The extension supports the following features:
- Mirroring subcollections (using wildcards)
- Data partitioning
- Clustering
- Custom data transformer functions
This extension also includes tooling to assist with generation of SQL schemas from a Cloud Firestore collection and backfilling data from an existing collection.
During the installation, the extension will automatically create the necessary datasets and tables based on the configuration provided, the following table and view will be included:
- {datasetId}.{tableId}_raw_changelog
The change-log table stores records of every document-write within the collection. This table keeps a record of all write events, such as whether a record was created, updated, or deleted along with the additional information such as a timestamp, path parameters (if enabled), the change type, document ID, and name.
- {datasetId}.{tableId}_raw_latest
The latest view is a reflection of the current data stored within the collection. If a document is created, a new record in the view is added. If a document is updated, the row within the view will be modified to reflect the latest document snapshot data.

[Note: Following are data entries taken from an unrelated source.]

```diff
@@ -213,9 +214,10 @@
   asm volatile("cp.async.cg.shared.global [%0], [%1], 16;" ::"r"(saddr), "l"(g) : "memory");
 }
 
-template <int T>
+template <int T, bool POOL>
 __global__ void __launch_bounds__(256, 2)
 wino_input_smem_kernel(const WinoInParams p) {
+  static_assert(!POOL || T == 6, "the pooled input form is F(6,3) only");
   using K = WinoIn<T>;
   constexpr int N = K::N, CC = K::CC, TX = K::TX, COLS = K::COLS;
   extern __shared__ __align__(16) float patch[];
@@ -262,16 +264,27 @@
   const uint32_t patch_s = (uint32_t)__cvta_generic_to_shared(patch);
 
   auto stage = [&](int seg, int buf) {
-    const int x0 = T * TX * seg - 1;
-    int i = 0, j = pix0;
-    for (int px = pix0; px < NPIX; px += 16, j += 16) {
-      if (j >= COLS) { j -= COLS; ++i; }
-      const int iy = y0 + i, ix = x0 + j;
-      if (iy >= 0 && iy < p.H && ix >= 0 && ix < p.W)
-        cp_async16(patch_s + (uint32_t)(((buf * NPIX + px) * CC + ch4 * 4) * 4),
-                   base + (((int64_t)b * p.H + iy) * p.W + ix) * cs + cc0 + ch4 * 4);
+    if constexpr (!POOL) {
+      const int x0 = T * TX * seg - 1;
+      int i = 0, j = pix0;
+      for (int px = pix0; px < NPIX; px += 16, j += 16) {
+        if (j >= COLS) { j -= COLS; ++i; }
+        const int iy = y0 + i, ix = x0 + j;
+        if (iy >= 0 && iy < p.H && ix >= 0 && ix < p.W)
+          cp_async16(patch_s + (uint32_t)(((buf * NPIX + px) * CC + ch4 * 4) * 4),
+                     base + (((int64_t)b * p.H + iy) * p.W + ix) * cs + cc0 + ch4 * 4);
+      }
     }
     asm volatile("cp.async.commit_group;" ::: "memory");
+  };
+  auto activate = [&](const float4 x) {
+    float4 a = make_float4(fmaf(x.x, sc[0], sh[0]), fmaf(x.y, sc[1], sh[1]), fmaf(x.z, sc[2], sh[2]),
+                           fmaf(x.w, sc[3], sh[3]));
+    if (p.silu) {
+      a.x = __fdividef(a.x, 1.0f + __expf(-a.x)); a.y = __fdividef(a.y, 1.0f + __expf(-a.y));
+      a.z = __fdividef(a.z, 1.0f + __expf(-a.z)); a.w = __fdividef(a.w, 1.0f + __expf(-a.w));
+    }
+    return a;
   };
 
   stage(0, 0);
@@ -292,7 +305,16 @@
       const int iy = y0 + i, ix = x0 + j;
       float4* q = reinterpret_cast<float4*>(pb + px * CC + ch4 * 4);
       float4 a = make_float4(0.f, 0.f, 0.f, 0.f);
-      if (iy >= 0 && iy < p.H && ix >= 0 && ix < p.W) {
+      if (POOL && iy >= 0 && iy < p.H && ix >= 0 && ix < p.W) {
+        const float* s = base + (((int64_t)b * p.sH + 2 * iy) * p.sW + 2 * ix) * cs + cc0 + ch4 * 4;
+        const int64_t rs = (int64_t)p.sW * cs;
+        const float4 a0 = activate(__ldg(reinterpret_cast<const float4*>(s)));
+        const float4 a1 = activate(__ldg(reinterpret_cast<const float4*>(s + cs)));
+        const float4 a2 = activate(__ldg(reinterpret_cast<const float4*>(s + rs)));
+        const float4 a3 = activate(__ldg(reinterpret_cast<const float4*>(s + rs + cs)));
+        a = make_float4(0.25f * (((a0.x + a1.x) + a2.x) + a3.x), 0.25f * (((a0.y + a1.y) + a2.y) + a3.y),
+                        0.25f * (((a0.z + a1.z) + a2.z) + a3.z), 0.25f * (((a0.w + a1.w) + a2.w) + a3.w));
+      } else if (!POOL && iy >= 0 && iy < p.H && ix >= 0 && ix < p.W) {
         const float4 x = *q;
         if (p.raw_hi && i >= 1 && i <= T && j >= 1 && j <= T * TX) {
           uint2 h, l;
@@ -301,12 +323,7 @@
           *reinterpret_cast<uint2*>(p.raw_hi + off) = h;
           *reinterpret_cast<uint2*>(p.raw_lo + off) = l;
         }
-        a.x = fmaf(x.x, sc[0], sh[0]); a.y = fmaf(x.y, sc[1], sh[1]);
-        a.z = fmaf(x.z, sc[2], sh[2]); a.w = fmaf(x.w, sc[3], sh[3]);
-        if (p.silu) {
-          a.x = __fdividef(a.x, 1.0f + __expf(-a.x)); a.y = __fdividef(a.y, 1.0f + __expf(-a.y));
-          a.z = __fdividef(a.z, 1.0f + __expf(-a.z)); a.w = __fdividef(a.w, 1.0f + __expf(-a.w));
-        }
+        a = activate(x);
         if (p.act_hi && i >= 1 && i <= T && j >= 1 && j <= T * TX) {
           uint2 h, l;
           split4(a, h, l);
@@ -668,6 +685,19 @@
   if (tiles_total) *tiles_total = mtot;
   const bool aligned = T == 6 || (H % 4 == 0 && W % 4 == 0);
   if (eligible) *eligible = (aligned && mtot % 16 == 0 && mtot >= 128) ? 1 : 0;
+  return BBDM_OK;
+}
+
+template <int T, bool POOL>
+int launch_wino_input_smem(const WinoInParams& p, dim3 grid, void* stream) {
+  static DeviceOnce configured;
+  if (configured.need()) {
+    BBDM_CUDA_CHECK(cudaFuncSetAttribute(wino_input_smem_kernel<T, POOL>, cudaFuncAttributeMaxDynamicSharedMemorySize,
+                                         (int)WinoIn<T>::SMEM));
+    configured.mark();
+  }
+  wino_input_smem_kernel<T, POOL><<<grid, 256, WinoIn<T>::SMEM, (cudaStream_t)stream>>>(p);
+  BBDM_LAUNCH_CHECK();
   return BBDM_OK;
 }
 
@@ -695,6 +725,12 @@
   BBDM_REQUIRE((a->film_scale == nullptr) == (a->film_shift == nullptr), "wino_input: film scale/shift mismatch");
   BBDM_REQUIRE((a->raw_hi == nullptr) == (a->raw_lo == nullptr), "wino_input: raw hi/lo must come in pairs");
   p.cpg = p.C / p.groups;
+  p.sH = p.H; p.sW = p.W;
+  if (a->down2) {
+    BBDM_REQUIRE(T == 6 && !a->raw_hi && !a->act_hi && p.H >= 2 && p.W >= 2,
+                 "wino_input: down2 is an F(6,3) form without raw / act planes (H, W >= 2)");
+    p.H /= 2; p.W /= 2;
+  }
   wino_geometry_t<T>(p.B, p.H, p.W, &p.th, &p.tw, &p.Mtot, nullptr);
   p.mean = a->mean; p.rstd = a->rstd; p.gamma = a->gamma; p.beta = a->beta;
   p.fscale = a->film_scale; p.fshift = a->film_shift; p.fstride = a->film_stride;
@@ -714,14 +750,11 @@
   static int vec = -1;
   if (vec < 0) { const char* e = getenv("BBDM_WINO_IN_VEC"); vec = e ? (atoi(e) == 2 ? 2 : 1) : 0; }
   if ((T == 6 || vec == 0) && p.c1 % CC == 0 && p.c2 % CC == 0) {
-    static DeviceOnce configured;
-    if (configured.need()) {
-      BBDM_CUDA_CHECK(cudaFuncSetAttribute(wino_input_smem_kernel<T>, cudaFuncAttributeMaxDynamicSharedMemorySize,
-                                           (int)WinoIn<T>::SMEM));
-      configured.mark();
-    }
-    dim3 grid((unsigned)ctas, p.C / CC);
-    wino_input_smem_kernel<T><<<grid, 256, WinoIn<T>::SMEM, (cudaStream_t)stream>>>(p);
+    const dim3 grid((unsigned)ctas, p.C / CC);
+    if constexpr (T == 6) {
+      if (a->down2) return launch_wino_input_smem<T, true>(p, grid, stream);
+    }
+    return launch_wino_input_smem<T, false>(p, grid, stream);
   } else if (T == 6) {
     BBDM_REQUIRE(false, "wino6_input: channel counts must be multiples of 64");
   } else if (smem_only) {
diff --git a/bbdm_b200/engine.py b/bbdm_b200/engine.py
--- a/bbdm_b200/engine.py
+++ b/bbdm_b200/engine.py
@@ -239,11 +239,13 @@
             h1, _, _ = self._conv(pool, e1, a_hi=a_hi, a_lo=a_lo, shape=(B, Hs, Ws), planes=(e1["up_hi"], e1["up_lo"]),
                                   taps=4, upsample2x=True, stats=True)
             pool.put(a_hi, a_lo)
-        elif umma1 and resample == cabi.RESAMPLE_NONE and not need_raw_f32 and bias1 is None \
-                and self._wino_ok(e1, B, H, W, c1):
+        elif umma1 and not need_raw_f32 and bias1 is None and (
+                resample == cabi.RESAMPLE_NONE or (resample == cabi.RESAMPLE_DOWN2 and e1.get("u_tile") == 6
+                                                   and not fuse_skip)) and self._wino_ok(e1, B, H, W, c1):
             if fuse_skip:
                 r_hi, r_lo = pool.get(shp, torch.bfloat16), pool.get(shp, torch.bfloat16)
-            h1 = self._wino_conv(pool, e1, src1, src2, **gkw, raw_hi=r_hi, raw_lo=r_lo)
+            h1 = self._wino_conv(pool, e1, src1, src2, **gkw, raw_hi=r_hi, raw_lo=r_lo,
+                                 down2=resample == cabi.RESAMPLE_DOWN2)
             pool.put(mean, rstd)
         else:
             a_f32 = a_hi = a_lo = None
@@ -322,16 +324,17 @@
         return convs.winograd_ok(self._wino_geometry(B, H, W, tile), ent["cin"], ent["cout"], self.wino_min_c,
                                  self.wino_min_tiles, tile)
 
-    def _wino_ready(self, ent):
+    def _wino_ready(self, ent, tile=4):
         return self.wino and "hi" in ent and ent["k"] == 3 and convs.wino_channels_ok(ent["cin"], ent["cout"],
-                                                                                     self.wino_min_c)
-
-    def _wino_conv(self, pool, ent, src1, src2, *, residual=None, res_mode=cabi.RES_NONE, **transform):
+                                                                                     self.wino_min_c, tile)
+
+    def _wino_conv(self, pool, ent, src1, src2, *, residual=None, res_mode=cabi.RES_NONE, down2=False, **transform):
         B, H, W, _ = src1.shape
+        f = 2 if down2 else 1
         tile = ent["u_tile"]
-        return convs.wino_conv(self.be, pool, self._wino_geometry(B, H, W, tile), src1, src2, cout=ent["cout"],
-                               planes=(ent["u_hi"], ent["u_lo"], ent.get("u_inv")), bias=ent["bias"],
-                               residual=residual, res_mode=res_mode, stats=True, tile=tile, **transform)
+        return convs.wino_conv(self.be, pool, self._wino_geometry(B, H // f, W // f, tile), src1, src2,
+                               cout=ent["cout"], planes=(ent["u_hi"], ent["u_lo"], ent.get("u_inv")), bias=ent["bias"],
+                               residual=residual, res_mode=res_mode, stats=True, tile=tile, down2=down2, **transform)
 
 
 class UNetEngine(KernelExecutor):
@@ -395,9 +398,9 @@
             if isinstance(m, ResBlock) and m.use_scale_shift_norm:
                 hw = sizes[name]
                 tile = convs.wino_tile(hw, hw) if 6 in getattr(be, "wino_tiles", (4,)) else 4
-                for cname, conv, resampled in ((name + ".in_layers.2", m.in_layers[2], m.up or m.down),
-                                               (name + ".out_layers.3", m.out_layers[3], False)):
-                    if not resampled and self._wino_ready(w[cname]):
+                for cname, conv, direct in ((name + ".in_layers.2", m.in_layers[2], m.up or (m.down and tile != 6)),
+                                            (name + ".out_layers.3", m.out_layers[3], False)):
+                    if not direct and self._wino_ready(w[cname], tile):
                         packer.winograd(cname, conv.weight, tile)
         for name, m in u.named_modules():
             if isinstance(m, ResBlock) and m.up and m.channels % 64 == 0 and m.out_channels % 64 == 0:
diff --git a/include/bbdm_b200.h b/include/bbdm_b200.h
--- a/include/bbdm_b200.h
+++ b/include/bbdm_b200.h
@@ -7,7 +7,7 @@
 extern "C" {
 #endif
 
-#define BBDM_ABI_VERSION 3
+#define BBDM_ABI_VERSION 4
 
 enum {
   BBDM_OK = 0,
@@ -141,6 +141,7 @@
   void* v_hi; void* v_lo;
   void* raw_hi; void* raw_lo;
   void* act_hi; void* act_lo;
+  int down2;
 } BbdmWinoInputArgs;
 int bbdm_wino_input(const BbdmWinoInputArgs* a, void* stream);
 
```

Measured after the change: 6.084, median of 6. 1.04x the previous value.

If a document is removed, the record will be removed from the view.
For every change made to the specified Firestore collection, an update will be added to the relevant views and tables.
- Make a change to your defined database collection: Making the change through a client or through the console will start the sync process.
- Firestore updates: The saved changes will update the Firestore database, this will trigger any listeners with the updated document data.
- Cloud function Trigger: The extension automatically creates a trigger to listen for changes, the triggered document will be included and sent to BigQuery as an update in a predefined schema. BigQuery will receive the updates from the Cloud function, and in turn save the data in the specified table.
Conclusion
By installing the Stream Firestore to BigQuery extension, you can automatically sync your data with BigQuery, allowing you to analyze your applications Firestore data through BigQuery’s powerful suite of tools.